Service group is waiting for the resource to be brought online/taken offline.

Recommended Action: Review the IState attribute of all resources in the service group to locate which resource is waiting to go online (or which is waiting to be taken offline). Use the hastatus command to help identify the resource. See the engine and agent logs in /var/VRTSvcs/log for information on why the resource is unable to be brought online or be taken offline.

To clear this state, make sure all resources waiting to go online/offline do not bring themselves online/offline. Use the command hagrp -flush to clear the internal state of VCS. You can now bring the service group online or take it offline on another system.
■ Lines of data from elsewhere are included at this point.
+template <int EK, bool POOL>
+__global__ void __launch_bounds__(PP_THREADS)
+k_conv3_l1pp(const u16* __restrict__ src_ , int Cin , const u16* __restrict__ wgt_ ,
+             const float* __restrict__ bias, u16* __restrict__ dst_ , u16* __restrict__ pooled_ ,
+             int H, int W, int nimg, const u16* __restrict__ zero_page_, unsigned* __restrict__ ticket, const int* __restrict__ tk_tab, int ntk) {
+  using ET = typename EKT<EK>::type;
+  using v8 = typename E16<ET>::v8;
+  using v2 = typename E16<ET>::v2;
+  typedef float f32x2 __attribute__((ext_vector_type(2)));
+  const ET* src = (const ET*)src_;
+  const ET* wgt = (const ET*)wgt_;
+  ET* dst = (ET*)dst_;
+  ET* pooled = (ET*)pooled_;
+  const ET* zero_page = (const ET*)zero_page_;
+  constexpr int NST = POOL ? 24 : 16;
+  __shared__ __attribute__((aligned(1024))) unsigned char smem[L1_SMEM];
+  __shared__ int s_q[2];
+  const int tid = threadIdx.x, lane = tid & 63, wave = tid >> 6;
+  const int li = lane & 15, lk = lane >> 4;
+  const int grp = __builtin_amdgcn_readfirstlane(wave >> 2), wv = __builtin_amdgcn_readfirstlane(wave & 3);
+  const int xh = wv & 1, rg8 = wv >> 1;
+  const int ltid = tid & (PP_GTHREADS - 1);
+  const int nchunk = Cin >> 5;
+  const int tiles_x = W / 32, tiles_y = H / 16;
+  if (tid == 0) { s_q[0] = ud_take_ticket(ticket); s_q[1] = ud_take_ticket(ticket); }
+
+  float* s_bias = (float*)(smem + L1_BIAS);
+  if (tid < 64) s_bias[tid] = bias[tid];
+  for (int e = tid; e < nchunk * 9 * 64 * 4; e += PP_THREADS) {
+    const int row = e >> 2, q = e & 3;
+    const int cc = row / (9 * 64), rem = row - cc * 9 * 64, tap = rem >> 6, j = rem & 63;
+    const int ch = 16 * ((j & 15) >> 2) + 4 * (j >> 4) + (j & 3);
+    *(u32x4*)(smem + L1_WOFF + e * 16) = *(const u32x4*)(wgt + (size_t)((tap * nchunk + cc) * 64 + ch) * 32 + ((q ^ ((row >> 1) & 2)) << 3));
+  }
+  asm volatile("s_waitcnt vmcnt(0) lgkmcnt(0)" ::: "memory");
+  __syncthreads();
+  int qk = 1;
+  int w, w_end;
+  {
+    const int t0 = __builtin_amdgcn_readfirstlane(s_q[0]);
+    if (t0 >= ntk) return;
+    w = tk_tab[t0]; w_end = tk_tab[t0 + 1];
+  }
+  int i_tx, i_ty, i_img;
+  auto decode = [&](int v) { i_tx = v % tiles_x; v /= tiles_x; i_ty = v % tiles_y; i_img = v / tiles_y; };
+  decode(w);
+  w = __builtin_amdgcn_readfirstlane(w); w_end = __builtin_amdgcn_readfirstlane(w_end);
+  i_tx = __builtin_amdgcn_readfirstlane(i_tx); i_ty = __builtin_amdgcn_readfirstlane(i_ty); i_img = __builtin_amdgcn_readfirstlane(i_img);
+  auto walk = [&](int cc, int& n_cc, bool& has_next, bool& more, const bool fetcher) __attribute__((always_inline)) {
+    n_cc = cc + 1;
+    has_next = true;
+    if (n_cc < nchunk) {
+    } else if (w + 1 < w_end) {
+      ++w;
+      if (++i_tx == tiles_x) { i_tx = 0; if (++i_ty == tiles_y) { i_ty = 0; ++i_img; } }
+      n_cc = 0;
+    } else {
+      const int nt = __builtin_amdgcn_readfirstlane(s_q[qk]);
+      if (nt < ntk) {
+        if (fetcher) s_q[qk ^ 1] = ud_take_ticket(ticket);
+        qk ^= 1;
+        w = tk_tab[nt]; w_end = tk_tab[nt + 1];
+        decode(w);
+        n_cc = 0;
+      } else { has_next = false; more = false; }
+    }
+    i_tx = __builtin_amdgcn_readfirstlane(i_tx); i_ty = __builtin_amdgcn_readfirstlane(i_ty); i_img = __builtin_amdgcn_readfirstlane(i_img);
+    w = __builtin_amdgcn_readfirstlane(w); w_end = __builtin_amdgcn_readfirstlane(w_end);
+    n_cc = __builtin_amdgcn_readfirstlane(n_cc);
+  };
+
+  const unsigned lds0 = __builtin_amdgcn_readfirstlane((unsigned)(size_t)(ud_lptr)smem);
+  const int r0 = ltid >> 2;
+  const int q8 = ((ltid & 3) ^ ((r0 >> 1) & 2)) * 8;
+  const bool tail = r0 < 8;
+  auto stage = [&](int cc, int buf) __attribute__((always_inline)) {
+    const ET* simg = src + ((size_t)i_img * nchunk + cc) * H * W * 32;
+    const unsigned lbase = lds0 + (unsigned)(buf * L1_HB) + (unsigned)(wv * 1024);
+    int r0v = r0;
+#pragma unroll
+    for (int k = 0; k < L1_NPIECE; ++k) {
+      asm volatile("" : "+v"(r0v));
+      const int r = r0v + 64 * k, hpy = r / UD_PW, hpx = r - hpy * UD_PW;
+      const int gx = i_tx * 32 + hpx - 1, gy = i_ty * 16 + hpy - 1;
+      const bool in = hpx < 34 && gx >= 0 && gx < W && gy >= 0 && gy < H;
+      const ET* p = in ? simg + (unsigned)((gy * W + gx) * 32 + q8) : zero_page;
+      if (k < L1_NPIECE - 1) ud_dma16(lbase + k * 4096, p);
+      else if (tail) ud_dma16(lbase + k * 4096, p);
+    }
+  };
+
+  int xoff[2][3];
+  {
+    const int rowbase = rg8 * 8 * UD_PW + xh * 16 + li;
+#pragma unroll
+    for (int sp = 0; sp < 2; ++sp)
+#pragma unroll
+      for (int dx = 0; dx < 3; ++dx) xoff[sp][dx] = UB_OFF(rowbase + sp * UD_PW + dx, lk) * 2;
+  }
+  const int woff = UB_OFF(li, lk) * 2;
+  auto multiply = [&](f32x4 (&acc)[8][4], int cc, int buf) __attribute__((always_inline)) {
+    const unsigned char* sb = smem + buf * L1_HB;
+    const unsigned char* wbp = smem + L1_WOFF + cc * L1_WCH + woff;
+#pragma unroll
+    for (int dx = 0; dx < 3; ++dx) {
+      v8 xq[10];
+#pragma unroll
+      for (int s = 0; s < 10; ++s) xq[s] = *(const v8*)(sb + xoff[s & 1][dx] + (s & ~1) * UD_PW * 64);
+#pragma unroll
+      for (int dy = 0; dy < 3; ++dy) {
+        const int tap = dy * 3 + dx;
+        v8 wf[4];
+#pragma unroll
+        for (int n = 0; n < 4; ++n) wf[n] = *(const v8*)(wbp + (tap * 64 + n * 16) * 64);
+#pragma unroll
+        for (int m = 0; m < 8; ++m)
+#pragma unroll
+          for (int n = 0; n < 4; ++n) acc[m][n] = E16<ET>::mfma(wf[n], xq[m + dy], acc[m][n]);
+      }
+    }
+  };
+  auto epilogue = [&](const f32x4 (&acc)[8][4], int c_x0, int c_y0, int c_img) __attribute__((always_inline)) {
+    const unsigned HW = (unsigned)(H * W);
+    ET* ob = dst + (size_t)c_img * 64 * HW;
+    const unsigned lo = (((unsigned)(lk >> 1) * HW + (unsigned)((c_y0 + rg8 * 8) * W + c_x0 + xh * 16 + li)) << 5) + 16u * (lk & 1);
+    ET* pb = pooled;
+    unsigned plo = 0;
+    if (POOL) {
+      pb = pooled + (size_t)c_img * 64 * (HW >> 2);
+      plo = (((unsigned)(lk >> 1) * (HW >> 2) + (unsigned)(((c_y0 + rg8 * 8) >> 1) * (W >> 1) + ((c_x0 + xh * 16 + li) >> 1))) << 5) + 16u * (lk & 1);
+    }
+#pragma unroll
+    for (int mp = 0; mp < 4; ++mp)
+#pragma unroll
+      for (int h = 0; h < 2; ++h) {
+        unsigned lo_ = lo, plo_ = plo;
+        asm volatile("" : "+v"(lo_), "+v"(plo_));
+        u32x4 ua, ub;
+#pragma unroll
+        for (int i = 0; i < 4; ++i) {
+          const f32x4& ra = acc[2 * mp][2 * h + (i >> 1)];
+          const f32x4& rb = acc[2 * mp + 1][2 * h + (i >> 1)];
+          const f32x2 pa = {ra[2 * (i & 1)], ra[2 * (i & 1) + 1]}, pb2 = {rb[2 * (i & 1)], rb[2 * (i & 1) + 1]};
+          ua[i] = pp_pkmax(__builtin_bit_cast(unsigned, __builtin_convertvector(pa, v2)), 0u);
+          ub[i] = pp_pkmax(__builtin_bit_cast(unsigned, __builtin_convertvector(pb2, v2)), 0u);
+        }
+        ud_store16(ob + (lo_ + (unsigned)((2 * mp) * W * 32 + 8 * h)), ua);
+        ud_store16(ob + (lo_ + (unsigned)((2 * mp + 1) * W * 32 + 8 * h)), ub);
+        if (POOL) {
+          u32x4 pv;
+#pragma unroll
+          for (int i = 0; i < 4; ++i) pv[i] = pp_pkmax_lane1(pp_pkmax(ua[i], ub[i]));
+          if (!(li & 1)) ud_store16(pb + (plo_ + (unsigned)(mp * (W >> 1) * 32 + 8 * h)), pv);
+        }
+      }
+  };
+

Service group is waiting for a dependency to be met.

Recommended Action: To see which dependencies have not been met, type hagrp -dep service_group to view service group dependencies, or hares -dep resource to view resource dependencies.


Service group not fully probed.

This occurs if the agent processes have not monitored each resource in the service group. When the VCS engine, HAD, starts, it immediately "probes" to find the initial state of all of resources. (It cannot probe if the agent is not returning a value.) A service group must be probed on all systems included in the SystemList attribute before VCS attempts to bring the group online as part of AutoStart. This ensures that even if the service group was online prior to VCS being brought up, VCS will not inadvertently bring the service group online on another system.

Recommended Action: Use the output of hagrp -display service_group to see the value of the ProbesPending attribute for the system's service group. (It should be zero.) To determine which resources are not probed, verify the local Probed attribute for each resource on the specified system. Zero means waiting for probe result, 1 means probed, and 2 means VCS not booted. See the engine and agent logs for information.